To expand on the observations that were already made,let us see what happens when1) the light rays from a bright light source(s) are hitting the focal sensor plane just outside but near the border of the CMOS sensor. 2) In addition, a dark-shadowed background for the photos would make the flare effect more visible than if it was more in the high key side..
I came up with the following first experimental setup (I had all the components at hand already):
The 60 LED flashlight is supported on the top of a pair of firedogs on the front step of a large open fireplace where soot makes a rather dark background.
Canon 8-15 mm @ 15 mm
Canon 50 mm f:1.8
Samyang 14 mm f2.8
The benefit of having discrete (i.e. separate) points of light is to be able to see how the veiling glare is constructed. If a large and long uniform light source had been illuminating, this phenomenon could not have neen discerned. The center part of the LED array was directed through the entrance pupil of the lens. As a consequence and because the LED have all a parallel active axis, the other LEDs that are closer to the ends of the flashlight are not directly oriented toward the entrance pupil of the lens. Thus the streaks of light become fainter when going toward the lower corners of the sensor frame.
Two Object VR Object movies are presented below:
Canon EF 8-15 mm f4 L on EOS 5D2
Tokina 10-17 mm (shaved) on EOS 5D2
In the course of the experiment, the camera was pivoted 360 deg. around the axis of the lens: the reader may hit left and right arrow keys on the keyboard (step by step) to move the rays of stray light around the image center and observe the moving effect of flare and veiling glare.

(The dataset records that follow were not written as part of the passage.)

template <int BM, int BN, int WAVES_M, int WAVES_N, bool kMfma32, int kEpi, bool kStagger, bool kPipe, int kBLayout = kBRef>
__global__ __launch_bounds__(WAVES_M* WAVES_N * 64) void gemm_tile_kernel(TileParams p) {
  constexpr int kThreads = WAVES_M * WAVES_N * 64;
  constexpr int WM = BM / WAVES_M, WN = BN / WAVES_N;
  constexpr int kT = kMfma32 ? 32 : 16;
  constexpr int TM = WM / kT, TN = WN / kT;
  using acc_t = typename std::conditional<kMfma32, f32x16, f32x4>::type;
  constexpr int A_UNITS = (BM * 2 + kThreads - 1) / kThreads, B_UNITS = (BN * 2 + kThreads - 1) / kThreads;
  constexpr bool A_PARTIAL = (BM * 2) % kThreads != 0, B_PARTIAL = (BN * 2) % kThreads != 0;
  static_assert(!A_PARTIAL || A_UNITS == 1, "a partial A pass is a single pass");
  static_assert(!B_PARTIAL || B_UNITS == 1, "a partial B pass is a single pass");
  constexpr int A_TILE = BM * kRowBytes, B_TILE = BN * kRowBytes;

  extern __shared__ __attribute__((aligned(16))) unsigned char smem[];
  unsigned char* const lds_a0 = smem;
  unsigned char* const lds_b0 = smem + A_TILE;
  unsigned char* const lds_a1 = smem + A_TILE + B_TILE;
  unsigned char* const lds_b1 = smem + 2 * A_TILE + B_TILE;

  const int ntiles = p.tiles_m * p.tiles_n;
  int bid = blockIdx.x, split = 0;
  if (p.splits > 1) {
    split = bid / ntiles;
    bid -= split * ntiles;
  }
  {
    const int q8 = ntiles >> 3, r8 = ntiles & 7, x = bid & 7, j = bid >> 3;
    bid = (x < r8 ? x * (q8 + 1) : r8 * (q8 + 1) + (x - r8) * q8) + j;
  }
  constexpr int kGroupM = 8;
  const int per_group = kGroupM * p.tiles_n;
  const int grp = bid / per_group;
  const int first_m = grp * kGroupM;
  const int gsz = min(p.tiles_m - first_m, kGroupM);
  const int tm = first_m + (bid % per_group) % gsz;
  const int tn = (bid % per_group) / gsz;
  const int m0 = __builtin_amdgcn_readfirstlane(tm * BM), n0 = __builtin_amdgcn_readfirstlane(tn * BN);

  const int tid = threadIdx.x;
  const int lane = tid & 63, wave = tid >> 6;
  const int wr = wave / WAVES_N, wc = wave % WAVES_N;
  ARCQ_TILE_STAMP(0);
  const int half_k = p.K >> 1, atoms_k = p.K >> 6;
  const int a_begin = split * p.atoms_per_split, a_end = min(atoms_k, a_begin + p.atoms_per_split);

  const uint8_t* a_q[A_UNITS];
  const uint8_t* a_sf[A_UNITS];
  uint32_t a_live[A_UNITS];
  int a_slot[A_UNITS][4];
#pragma unroll
  for (int u = 0; u < A_UNITS; ++u) {
    const int unit = tid + u * kThreads, r = A_PARTIAL ? min(unit >> 1, BM - 1) : unit >> 1, h = unit & 1;
    const int row = m0 + r, rc = row < p.M ? row : p.M - 1;
    a_q[u] = p.A + (size_t)rc * half_k + h * 16;
    a_sf[u] = p.SFA + sf_atom_offset(rc, 0, atoms_k) + h * 2;
    a_live[u] = row < p.M ? 0xffffu : 0u;
#pragma unroll
    for (int j = 0; j < 4; ++j) a_slot[u][j] = kMfma32 ? lds_slot32(r, h * 4 + j) : lds_slot(r, h * 4 + j);
  }
  const uint8_t* b_q[B_UNITS];
  const uint8_t* b_sf[B_UNITS];
  uint32_t b_live[B_UNITS];
  int b_slot[B_UNITS][4];
#pragma unroll
  for (int u = 0; u < B_UNITS; ++u) {
    const int unit = tid + u * kThreads, r = B_PARTIAL ? min(unit >> 1, BN - 1) : unit >> 1, h = unit & 1;
    const int row = n0 + r, rc = row < p.N ? row : p.N - 1;
    if constexpr (kBLayout == kBRepacked) {
      const int tiles = ((p.K + 255) >> 8) * 2;
      b_q[u] = p.B + (size_t)(rc >> 4) * tiles * 1024 + h * 256 + (rc & 15) * 16;
      b_sf[u] = p.SFB + (size_t)(rc >> 4) * tiles * 128 + h * 64 + (rc & 15) * 4;
    } else {
      b_q[u] = p.B + (size_t)rc * half_k + h * 16;
      b_sf[u] = p.SFB + sf_atom_offset(rc, 0, atoms_k) + h * 2;
    }
    b_live[u] = row < p.N ? 0xffffu : 0u;
#pragma unroll
    for (int j = 0; j < 4; ++j) b_slot[u][j] = kMfma32 ? lds_slot32(r, h * 4 + j) : lds_slot(r, h * 4 + j);
  }
  const int fa_base = kMfma32 ? lds_slot32(wr * WM + (lane & 31), lane >> 5) : lds_slot(wr * WM + (lane & 15), lane >> 4);
  const int fb_base = kMfma32 ? lds_slot32(wc * WN + (lane & 31), lane >> 5) : lds_slot(wc * WN + (lane & 15), lane >> 4);
  acc_t acc[TM][TN];
#pragma unroll
  for (int i = 0; i < TM; ++i)
#pragma unroll
    for (int j = 0; j < TN; ++j)
#pragma unroll
      for (int r = 0; r < (kMfma32 ? 16 : 4); ++r) acc[i][j][r] = 0.f;

  Staged sa[A_UNITS], sb[B_UNITS];
  auto load_step = [&](int atom) {
#pragma unroll
    for (int u = 0; u < A_UNITS; ++u) sa[u] = stage_load(a_q[u], a_sf[u], atom);
#pragma unroll
    for (int u = 0; u < B_UNITS; ++u) sb[u] = kBLayout == kBRepacked ? stage_load_rw(b_q[u], b_sf[u], atom) : stage_load(b_q[u], b_sf[u], atom);
  };
  auto store_step = [&](unsigned char* la, unsigned char* lb) {
#pragma unroll
    for (int u = 0; u < A_UNITS; ++u)
      if (!A_PARTIAL || tid < BM * 2) stage_store(la, a_slot[u], sa[u], a_live[u]);
#pragma unroll
    for (int u = 0; u < B_UNITS; ++u)
      if (!B_PARTIAL || tid < BN * 2) stage_store(lb, b_slot[u], sb[u], b_live[u]);
  };
  auto mma_step = [&](const unsigned char* la, const unsigned char* lb) {
    if constexpr (kMfma32) {
#pragma unroll
      for (int ks = 0; ks < 4; ++ks) {
        Frag8 fa[TM], fb[TN];
#pragma unroll
        for (int i = 0; i < TM; ++i) fa[i].u = *reinterpret_cast<const uint4*>(la + (fa_base ^ (ks * 32)) + i * 32 * kRowBytes);
#pragma unroll
        for (int j = 0; j < TN; ++j) fb[j].u = *reinterpret_cast<const uint4*>(lb + (fb_base ^ (ks * 32)) + j * 32 * kRowBytes);
#pragma unroll
        for (int i = 0; i < TM; ++i)
#pragma unroll
          for (int j = 0; j < TN; ++j) acc[i][j] = __builtin_amdgcn_mfma_f32_32x32x16_f16(fb[j].v, fa[i].v, acc[i][j], 0, 0, 0);
      }
    } else {
#pragma unroll
      for (int ks = 0; ks < 2; ++ks) {
        Frag8 fa[TM], fb[TN];
#pragma unroll
        for (int i = 0; i < TM; ++i) fa[i].u = *reinterpret_cast<const uint4*>(la + (fa_base ^ (ks * 64)) + i * 16 * kRowBytes);
#pragma unroll
        for (int j = 0; j < TN; ++j) fb[j].u = *reinterpret_cast<const uint4*>(lb + (fb_base ^ (ks * 64)) + j * 16 * kRowBytes);
#pragma unroll
        for (int i = 0; i < TM; ++i)
#pragma unroll
          for (int j = 0; j < TN; ++j) acc[i][j] = __builtin_amdgcn_mfma_f32_16x16x32_f16(fb[j].v, fa[i].v, acc[i][j], 0, 0, 0);
      }
    }
  };
  const bool late = kStagger && wave >= 4;
  auto k_step = [&](int kt, unsigned char* ca, unsigned char* cb, unsigned char* na, unsigned char* nb) {
    Staged ta[A_UNITS], tb[B_UNITS];
#pragma unroll
    for (int u = 0; u < A_UNITS; ++u) ta[u] = sa[u];
#pragma unroll
    for (int u = 0; u < B_UNITS; ++u) tb[u] = sb[u];
    load_step(min(kt + 2 + (late ? 1 : 0), a_end - 1));
    __builtin_amdgcn_sched_barrier(0);
    mma_step(ca, cb);
    if (kStagger && late) __syncthreads();
    unsigned char* const wa = late ? ca : na;
    unsigned char* const wb = late ? cb : nb;
#pragma unroll
    for (int u = 0; u < A_UNITS; ++u)
      if (!A_PARTIAL || tid < BM * 2) stage_store(wa, a_slot[u], ta[u], a_live[u]);
#pragma unroll
    for (int u = 0; u < B_UNITS; ++u)
      if (!B_PARTIAL || tid < BN * 2) stage_store(wb, b_slot[u], tb[u], b_live[u]);
    if (!kStagger || !late) __syncthreads();
  };

  auto k_step_pipe = [&](int kt, unsigned char* ca, unsigned char* cb, unsigned char* na, unsigned char* nb) {
    static_assert(kMfma32 || TM % 2 == 0, "pairs of A fragments");
    Staged ta[A_UNITS], tb[B_UNITS];
#pragma unroll
    for (int u = 0; u < A_UNITS; ++u) ta[u] = sa[u];
#pragma unroll
    for (int u = 0; u < B_UNITS; ++u) tb[u] = sb[u];
    load_step(min(kt + 2, a_end - 1));
    __builtin_amdgcn_sched_barrier(0);
    constexpr int kPieces = (A_UNITS + B_UNITS) * 4, kBlocks = kMfma32 ? 4 : TM;
    auto pieces = [&](int blk) {
#pragma unroll
      for (int c = blk; c < kPieces; c += kBlocks) {
        const int u = c >> 2, j = c & 3;
        if (u < A_UNITS) {
#ifdef ARCQ_EXPERIMENT_A_RAW
          if (!A_PARTIAL || tid < BM * 2) stage_piece_raw(na, a_slot[u < A_UNITS ? u : 0][j], ta[u < A_UNITS ? u : 0], a_live[u < A_UNITS ? u : 0], j);
#else
          if (!A_PARTIAL || tid < BM * 2) stage_piece(na, a_slot[u < A_UNITS ? u : 0][j], ta[u < A_UNITS ? u : 0], a_live[u < A_UNITS ? u : 0], j);
#endif
        } else {
          const int v = u - A_UNITS < B_UNITS ? u - A_UNITS : 0;
#ifdef ARCQ_EXPERIMENT_B_RAW
          if (!B_PARTIAL || tid < BN * 2) stage_piece_raw(nb, b_slot[v][j], tb[v], b_live[v], j);
#else
          if (!B_PARTIAL || tid < BN * 2) stage_piece(nb, b_slot[v][j], tb[v], b_live[v], j);
#endif
        }
      }
    };
    if constexpr (kMfma32) {
      Frag8 f32a[2][TM], f32b[2][TN];
      auto rd_set = [&](int buf, int ks) {
#pragma unroll
        for (int i = 0; i < TM; ++i) f32a[buf][i].u = *reinterpret_cast<const uint4*>(ca + (fa_base ^ (ks * 32)) + i * 32 * kRowBytes);
#pragma unroll
        for (int j = 0; j < TN; ++j) f32b[buf][j].u = *reinterpret_cast<const uint4*>(cb + (fb_base ^ (ks * 32)) + j * 32 * kRowBytes);
      };
      rd_set(0, 0);
#pragma unroll
      for (int ks = 0; ks < 4; ++ks) {
        if (ks + 1 < 4) rd_set((ks + 1) & 1, ks + 1);
        __builtin_amdgcn_sched_barrier(0);
#pragma unroll
        for (int i = 0; i < TM; ++i)
#pragma unroll
          for (int j = 0; j < TN; ++j)
            if constexpr (kMfma32)
              acc[i][j] = __builtin_amdgcn_mfma_f32_32x32x16_f16(f32b[ks & 1][j].v, f32a[ks & 1][i].v, acc[i][j], 0, 0, 0);
        pieces(ks);
        __builtin_amdgcn_sched_barrier(0);
      }
      __syncthreads();
      return;
    }
    auto rd_a = [&](int ks, int i) { Frag8 f; f.u = *reinterpret_cast<const uint4*>(ca + (fa_base ^ (ks * 64)) + i * 16 * kRowBytes); return f; };
    auto rd_b = [&](int ks, int j) { Frag8 f; f.u = *reinterpret_cast<const uint4*>(cb + (fb_base ^ (ks * 64)) + j * 16 * kRowBytes); return f; };
    constexpr int kPairs = TM / 2, kSeq = 2 * kPairs, kAhead = 1;
    Frag8 fb[2][TN], fq[kSeq][2];
    auto rd_pair = [&](int q) {
      fq[q][0] = rd_a(q / kPairs, 2 * (q % kPairs));
      fq[q][1] = rd_a(q / kPairs, 2 * (q % kPairs) + 1);
    };
#pragma unroll
    for (int j = 0; j < TN; ++j) fb[0][j] = rd_b(0, j);
#pragma unroll
    for (int q = 0; q < kAhead; ++q) rd_pair(q);
#pragma unroll
    for (int q = 0; q < kSeq; ++q) {
      const int ks = q / kPairs, pr = q % kPairs;
      if (q + kAhead < kSeq) rd_pair(q + kAhead);
      if (ks == 0 && pr == kPairs - 1 - (kAhead - 1 < kPairs - 1 ? kAhead - 1 : kPairs - 1)) {
#pragma unroll
        for (int j = 0; j < TN; ++j) fb[1][j] = rd_b(1, j);
      }
      __builtin_amdgcn_sched_barrier(0);
#pragma unroll
      for (int ii = 0; ii < 2; ++ii)
#pragma unroll
        for (int j = 0; j < TN; ++j)
          if constexpr (!kMfma32)
            acc[2 * pr + ii][j] = __builtin_amdgcn_mfma_f32_16x16x32_f16(fb[ks][j].v, fq[q][ii].v, acc[2 * pr + ii][j], 0, 0, 0);
      pieces(q);
#pragma unroll
      for (int m8 = 0; m8 < (TM == 8 ? 2 * TN : 0); ++m8) {
        __builtin_amdgcn_sched_group_barrier(0x008, 1, 0);
        __builtin_amdgcn_sched_group_barrier(0x002, 2, 0);
      }
      __builtin_amdgcn_sched_barrier(0);
    }
    __syncthreads();
  };

  load_step(a_begin);
  Staged sa0[A_UNITS], sb0[B_UNITS];
#pragma unroll
  for (int u = 0; u < A_UNITS; ++u) sa0[u] = sa[u];
#pragma unroll
  for (int u = 0; u < B_UNITS; ++u) sb0[u] = sb[u];
  load_step(min(a_begin + 1, a_end - 1));
  __builtin_amdgcn_sched_barrier(0);
#pragma unroll
  for (int u = 0; u < A_UNITS; ++u)
    if (!A_PARTIAL || tid < BM * 2) stage_store(lds_a0, a_slot[u], sa0[u], a_live[u]);
#pragma unroll
  for (int u = 0; u < B_UNITS; ++u)
    if (!B_PARTIAL || tid < BN * 2) stage_store(lds_b0, b_slot[u], sb0[u], b_live[u]);
  if (kStagger && late) {
    store_step(lds_a1, lds_b1);
    load_step(min(a_begin + 2, a_end - 1));
  }
  __syncthreads();
  int kt = a_begin;
#ifndef ARCQ_EXPERIMENT_GENERAL_EPILOGUE
  float alpha_dev = 1.0f;
  if (p.alpha_dev) alpha_dev = *reinterpret_cast<const __attribute__((address_space(4))) float*>(reinterpret_cast<uintptr_t>(p.alpha_dev));
  asm volatile("" : "+s"(alpha_dev));
#endif
  if (WAVES_M * WAVES_N == 8 && wave >= 4) __builtin_amdgcn_s_setprio(1);
  ARCQ_TILE_STAMP(1);
  if constexpr (kPipe) {
    for (; kt + 1 < a_end; kt += 2) {
      k_step_pipe(kt, lds_a0, lds_b0, lds_a1, lds_b1);
      k_step_pipe(kt + 1, lds_a1, lds_b1, lds_a0, lds_b0);
    }
    if (kt < a_end) k_step_pipe(kt, lds_a0, lds_b0, lds_a1, lds_b1);
  } else {
    for (; kt + 1 < a_end; kt += 2) {
      k_step(kt, lds_a0, lds_b0, lds_a1, lds_b1);
      k_step(kt + 1, lds_a1, lds_b1, lds_a0, lds_b0);
    }
    if (kt < a_end) k_step(kt, lds_a0, lds_b0, lds_a1, lds_b1);
  }
  ARCQ_TILE_STAMP(2);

These animations put IMO squarely in evidence a very important fact: whilst the bright light source is willingly kept at a constant angle from the axis of the lens, the impact of the veiling glare on the image obviously varies and depends strongly on the roll angle (when it should not if the lens was the main and only contributing factor). Veiling glare is obviously heftier when the light comes
Note that the streaks of stray light are all perpendicular to the lower side of the image. They are not radially converging toward the center of the image. We must conclude from all these observations that another factor than the lens itself is mainly contributing to the creation of the phenomenon.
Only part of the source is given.